Stored entries
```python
def gcn_layer(x, weight, bias, edge_index, edge_weight=None, act=ACT_NONE):
    _need_cuda(x, weight, edge_index)
# ... 53 lines not shown
    args, E = _scorer_operands(pq, w1c, b1, w2, b2, w3, b3, gs, skip)
    dev = pq.device
    if da1 is None:
        da1 = torch.empty(E, SCORER_D, dtype=torch.float32, device=dev)
    if grads is None:
        grads = torch.empty(NGRADS, dtype=torch.float32, device=dev)
    if ws is None:
        ws = _ws(lib.pangnn_edge_score_workspace_bytes(E), dev)
    dlogits = None if dlogits is None else dlogits.contiguous()
    y = None if y is None else y.contiguous()
    _abi.check(lib.pangnn_edge_score_bwd(*map(_p, args), E, _p(dlogits), _p(y), float(pos_weight), float(scale),
                                         _p(da1), _p(grads), _p(logits), _p(loss_sum), _p(ws), ws.numel(), _stream()),
               "edge_score_bwd")
    LAUNCHES["count"] += 2 + (loss_sum is not None)
    return da1, grads


def _scorer_common(h, w1, skip):
    if h.size(1) != SCORER_D or w1.size(0) != SCORER_D:
        raise _abi.PangnnError("the fused edge scorer is built for --node_dim 64")
    return split_w1(w1, skip is not None)


def _unpack_scorer_grads(grads, da1, gs, h, wcat, skip, need_h, scale=None):
    D = SCORER_D
    N = h.size(0)
    dpq = torch.empty(N, 2 * D, dtype=torch.float32, device=h.device)
    segment_sum_edges(gs.src, da1, N, dpq[:, :D])
    segment_sum_edges(gs.dst, da1, N, dpq[:, D:])
    dwcat = gemm_tn(dpq, h)
    if scale is not None:
        grads, dwcat, wcat = grads * scale, dwcat * scale, wcat * scale
    g = scorer_grads(grads)
    dw1 = torch.cat((dwcat[:D], dwcat[D:]) + ((g.dw1c.unsqueeze(1),) if skip is not None else ()), dim=1)
    dh = node_linear(dpq, wcat, w_is_kn=True) if need_h else None
    return dh, dw1, g.db1, g.dW2, g.db2, g.dw3, g.db3


class EdgeScoreFn(torch.autograd.Function):

    @staticmethod
    def forward(ctx, h, w1, b1, w2, b2, w3, b3, gs, skip):
        wcat, w1c = _scorer_common(h, w1, skip)
        pq = node_linear(h, wcat)
        logits = edge_score_pq_fwd(pq, w1c, b1, w2, b2, w3, b3, gs, skip)
        ctx.gs, ctx.skip = gs, skip
        ctx.save_for_backward(h, w1, b1, w2, b2, w3, b3, pq)
        return logits

    @staticmethod
    def backward(ctx, dlogits):
        h, w1, b1, w2, b2, w3, b3, pq = ctx.saved_tensors
        gs, skip = ctx.gs, ctx.skip
        wcat, w1c = _scorer_common(h, w1, skip)
        da1, grads = edge_score_train(pq, w1c, b1, w2, b2, w3, b3, gs, skip, dlogits=dlogits)
        return _unpack_scorer_grads(grads, da1, gs, h, wcat, skip, ctx.needs_input_grad[0]) + (None, None)


class EdgeScoreBCEFn(torch.autograd.Function):

    @staticmethod
    def forward(ctx, h, w1, b1, w2, b2, w3, b3, gs, skip, y, pos_weight):
        wcat, w1c = _scorer_common(h, w1, skip)
        E = gs.num_edges
        pq = node_linear(h, wcat)
        logits = torch.empty(E, dtype=torch.float32, device=h.device)
        loss_sum = torch.zeros(1, dtype=torch.float64, device=h.device)
        da1, grads = edge_score_train(pq, w1c, b1, w2, b2, w3, b3, gs, skip, y=y, pos_weight=pos_weight,
                                      scale=1.0 / max(E, 1), logits=logits, loss_sum=loss_sum)
        ctx.gs, ctx.skip = gs, skip
        ctx.save_for_backward(h, wcat, da1, grads)
        ctx.mark_non_differentiable(logits)
        loss = (loss_sum / max(E, 1)).float().squeeze(0)
        return loss, logits

    @staticmethod
    def backward(ctx, dloss, _dlogits):
        h, wcat, da1, grads = ctx.saved_tensors
        out = _unpack_scorer_grads(grads, da1, ctx.gs, h, wcat, ctx.skip, ctx.needs_input_grad[0],
                                   scale=dloss)
        return out + (None, None, None, None)


class EdgePairScoreFn(torch.autograd.Function):

    @staticmethod
    def forward(ctx, h, gs, mode):
        lib = _abi.load()
        src, dst = gs.endpoints32
        h = h.contiguous()
        out = torch.empty(gs.num_edges, dtype=torch.float32, device=h.device)
        _abi.check(lib.pangnn_edge_pair_score(_p(h), h.stride(0), h.size(1), _p(src), _p(dst),
                                              gs.num_edges, mode, _p(out), _stream()), "edge_pair_score")
        LAUNCHES["count"] += 1
        ctx.gs, ctx.mode = gs, mode
        ctx.save_for_backward(h, out)
        return out

    @staticmethod
    def backward(ctx, dz):
        lib = _abi.load()
        h, out = ctx.saved_tensors
        gs = ctx.gs
        N, F = h.shape
# ... 663 lines not shown
```

Baseline: 890.7 million.

## Fuse ELU backward and bias/rank-1 column sums into node_linear epilogue for whole-chain training

Adds an epilogue mode to the tcgen05 node_linear kernel that multiplies the GEMM output by the ELU derivative of the saved activation, writes the gradient, and accumulates per-block column sums (bias grad, or rank-2 sums weighted by a and c for the first layer). A reduction over blocks then finishes the sums. A new NodeChainBCEFn runs the embedding, conv chain, scorer and loss as one autograd function whose backward uses these fused kernels. The aim is to cut separate activation-backward, bias-reduction and rank-1 backward passes and the autograd overhead between layers. The cost is more register pressure in the epilogue and extra loads of x inside it.

```diff
diff --git a/include/pangnn_b200.h b/include/pangnn_b200.h
--- a/include/pangnn_b200.h
+++ b/include/pangnn_b200.h
@@ -71,6 +71,10 @@
                             int64_t ldw, int w_is_kn, int32_t n, const float *bias, int act, float *y,
                             int64_t ldy, const int32_t *push_slot0, float *peer_y0, int64_t lo0, int64_t hi0,
                             const int32_t *push_slot1, float *peer_y1, int64_t lo1, int64_t hi1, void *stream);
+size_t pangnn_node_linear_elu_bwd_workspace_bytes(int64_t num_rows, int32_t n);
+int pangnn_node_linear_elu_bwd(const float *dh, int64_t ldh, int64_t num_rows, int32_t k, const float *w,
+                               int64_t ldw, int32_t n, const float *x, int64_t ldx, const float *a, const float *c,
+                               float *g, int64_t ldg, float *sums, void *ws, size_t ws_bytes, void *stream);
 
 size_t pangnn_hits_sort_unique_workspace_bytes(int64_t num_hits);
 int pangnn_hits_sort_unique(const int32_t *q, const int32_t *t, const double *bits, int64_t num_hits,
diff --git a/pangnn_b200/_abi.py b/pangnn_b200/_abi.py
--- a/pangnn_b200/_abi.py
+++ b/pangnn_b200/_abi.py
@@ -26,6 +26,9 @@
     "pangnn_node_linear": (_int, [_c_p, _i64, _i64, _i32, _c_p, _i64, _int, _i32, _c_p, _int, _c_p, _i64, _c_p]),
     "pangnn_node_linear_push": (_int, [_c_p, _i64, _i64, _i32, _c_p, _i64, _int, _i32, _c_p, _int, _c_p, _i64,
                                        _c_p, _c_p, _i64, _i64, _c_p, _c_p, _i64, _i64, _c_p]),
+    "pangnn_node_linear_elu_bwd_workspace_bytes": (_sz, [_i64, _i32]),
+    "pangnn_node_linear_elu_bwd": (_int, [_c_p, _i64, _i64, _i32, _c_p, _i64, _i32, _c_p, _i64, _c_p, _c_p, _c_p,
+                                          _i64, _c_p, _c_p, _sz, _c_p]),
     "pangnn_hits_sort_unique_workspace_bytes": (_sz, [_i64]),
     "pangnn_hits_sort_unique": (_int, [_c_p, _c_p, _c_p, _i64, _i32, _c_p, _c_p, _c_p, _c_p, _c_p, _sz, _c_p]),
     "pangnn_hits_normalize_workspace_bytes": (_sz, [_i64]),
diff --git a/pangnn_b200/csrc/node_linear.cu b/pangnn_b200/csrc/node_linear.cu
--- a/pangnn_b200/csrc/node_linear.cu
+++ b/pangnn_b200/csrc/node_linear.cu
@@ -2,6 +2,9 @@
 #include "umma.cuh"
 
 namespace pangnn {
+
+int reduce_partials(const float *partial, int64_t nblocks, int32_t width, int32_t stride, float *out,
+                    cudaStream_t st);
 
 namespace {
 
@@ -12,6 +15,26 @@
 constexpr uint32_t kChunkA = kTileM * 16 + 16;
 
 __device__ __forceinline__ float elu1f(float x) { return x > 0.f ? x : __expf(x) - 1.0f; }
+
+constexpr int kEpiStore = 0, kEpiEluBias = 1, kEpiRank2 = 2;
+
+struct NLBwd {
+    const float *x, *a, *c;
+    int64_t ldx;
+    float *partial;
+};
+
+__device__ __forceinline__ float4 elu_grad4(float4 d, const float4 y) {
+    d.x *= y.x > 0.f ? 1.f : y.x + 1.f;
+    d.y *= y.y > 0.f ? 1.f : y.y + 1.f;
+    d.z *= y.z > 0.f ? 1.f : y.z + 1.f;
+    d.w *= y.w > 0.f ? 1.f : y.w + 1.f;
+    return d;
+}
+__device__ __forceinline__ void add4(float4 &s, const float4 v) { s.x += v.x; s.y += v.y; s.z += v.z; s.w += v.w; }
+__device__ __forceinline__ void fma4(float4 &s, float a, const float4 v) {
+    s.x = fmaf(a, v.x, s.x); s.y = fmaf(a, v.y, s.y); s.z = fmaf(a, v.z, s.z); s.w = fmaf(a, v.w, s.w);
+}
 
 struct NLPush {
     const int32_t *slot0, *slot1;
@@ -47,11 +70,11 @@
 template <int NPENDING>
 __device__ __forceinline__ void cp_async_wait() { asm volatile("cp.async.wait_group %0;" :: "n"(NPENDING) : "memory"); }
 
-template <int N, int K>
+template <int N, int K, int EPI>
 __global__ void __launch_bounds__(kThreadsNLAll, 1)
 node_linear_kernel(const float *__restrict__ x, int64_t ldx, int64_t M, const float *__restrict__ w,
                    int64_t ldw, int w_is_kn, const float *__restrict__ bias, int act,
-                   float *__restrict__ y, int64_t ldy, const NLPush push) {
+                   float *__restrict__ y, int64_t ldy, const NLPush push, const NLBwd bwd) {
     using S = NLSmem<N, K>;
     extern __shared__ __align__(128) uint8_t smem[];
     __shared__ __align__(8) uint64_t bar_stage[2], bar_ready[2], bar_full[2], bar_dfree[2];
@@ -110,6 +133,14 @@
         cp_async_commit();
     };
 
+    constexpr int NSUMS = EPI == kEpiRank2 ? 3 : 1;
+    constexpr int NPART = (N / 2) / S::partC;
+    constexpr int LPR = S::partC / 4;
+    constexpr int RPS = 32 / LPR;
+    float4 csum[EPI == kEpiStore ? 1 : NSUMS * NPART];
+#pragma unroll
+    for (int i = 0; i < (EPI == kEpiStore ? 1 : NSUMS * NPART); ++i) csum[i] = make_float4(0.f, 0.f, 0.f, 0.f);
+
     auto epilogue = [&](int64_t t_local) {
         const int64_t tile = blockIdx.x + t_local * gridDim.x;
         const int buf = (int)(t_local & 1);
@@ -123,6 +154,21 @@
 #pragma unroll
         for (int part = 0; part < COLS / PC; ++part) {
             const int c0 = h * COLS + part * PC;
+            constexpr bool kXAhead = EPI == kEpiEluBias || (EPI == kEpiRank2 && N == 128 && K == 128);
+            float4 xb[EPI == kEpiStore ? 1 : 32 / RPS];
+            float av[EPI == kEpiRank2 ? 32 / RPS : 1], cv[EPI == kEpiRank2 ? 32 / RPS : 1];
+            auto load_x = [&](int i) {
+                const int64_t gr = row0 + i * RPS + lane / LPR;
+                xb[i] = gr < M ? ld_stream_f4(bwd.x + gr * bwd.ldx + c0 + (lane % LPR) * 4) : make_float4(0.f, 0.f, 0.f, 0.f);
+                if constexpr (EPI == kEpiRank2) {
+                    av[i] = gr < M ? __ldg(bwd.a + gr) : 0.f;
+                    cv[i] = gr < M ? __ldg(bwd.c + gr) : 0.f;
+                }
+            };
+            if constexpr (kXAhead) {
+#pragma unroll
+                for (int i = 0; i < 32 / RPS; ++i) load_x(i);
+            }
             float v[PC], vs[PC];
             const uint32_t ta = tmem_d + (uint32_t)(buf * 2 * N) + ((uint32_t)(q * 32) << 16) + (uint32_t)c0;
             umma::tmem_ld<PC>(ta, v);
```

= Exercise details =
Take every line above where "lane" appears and copy it.

= Written response =
+                const int64_t gr = row0 + i * RPS + lane / LPR;
+                xb[i] = gr < M ? ld_stream_f4(bwd.x + gr * bwd.ldx + c0 + (lane % LPR) * 4) : make_float4(0.f, 0.f, 0.f, 0.f);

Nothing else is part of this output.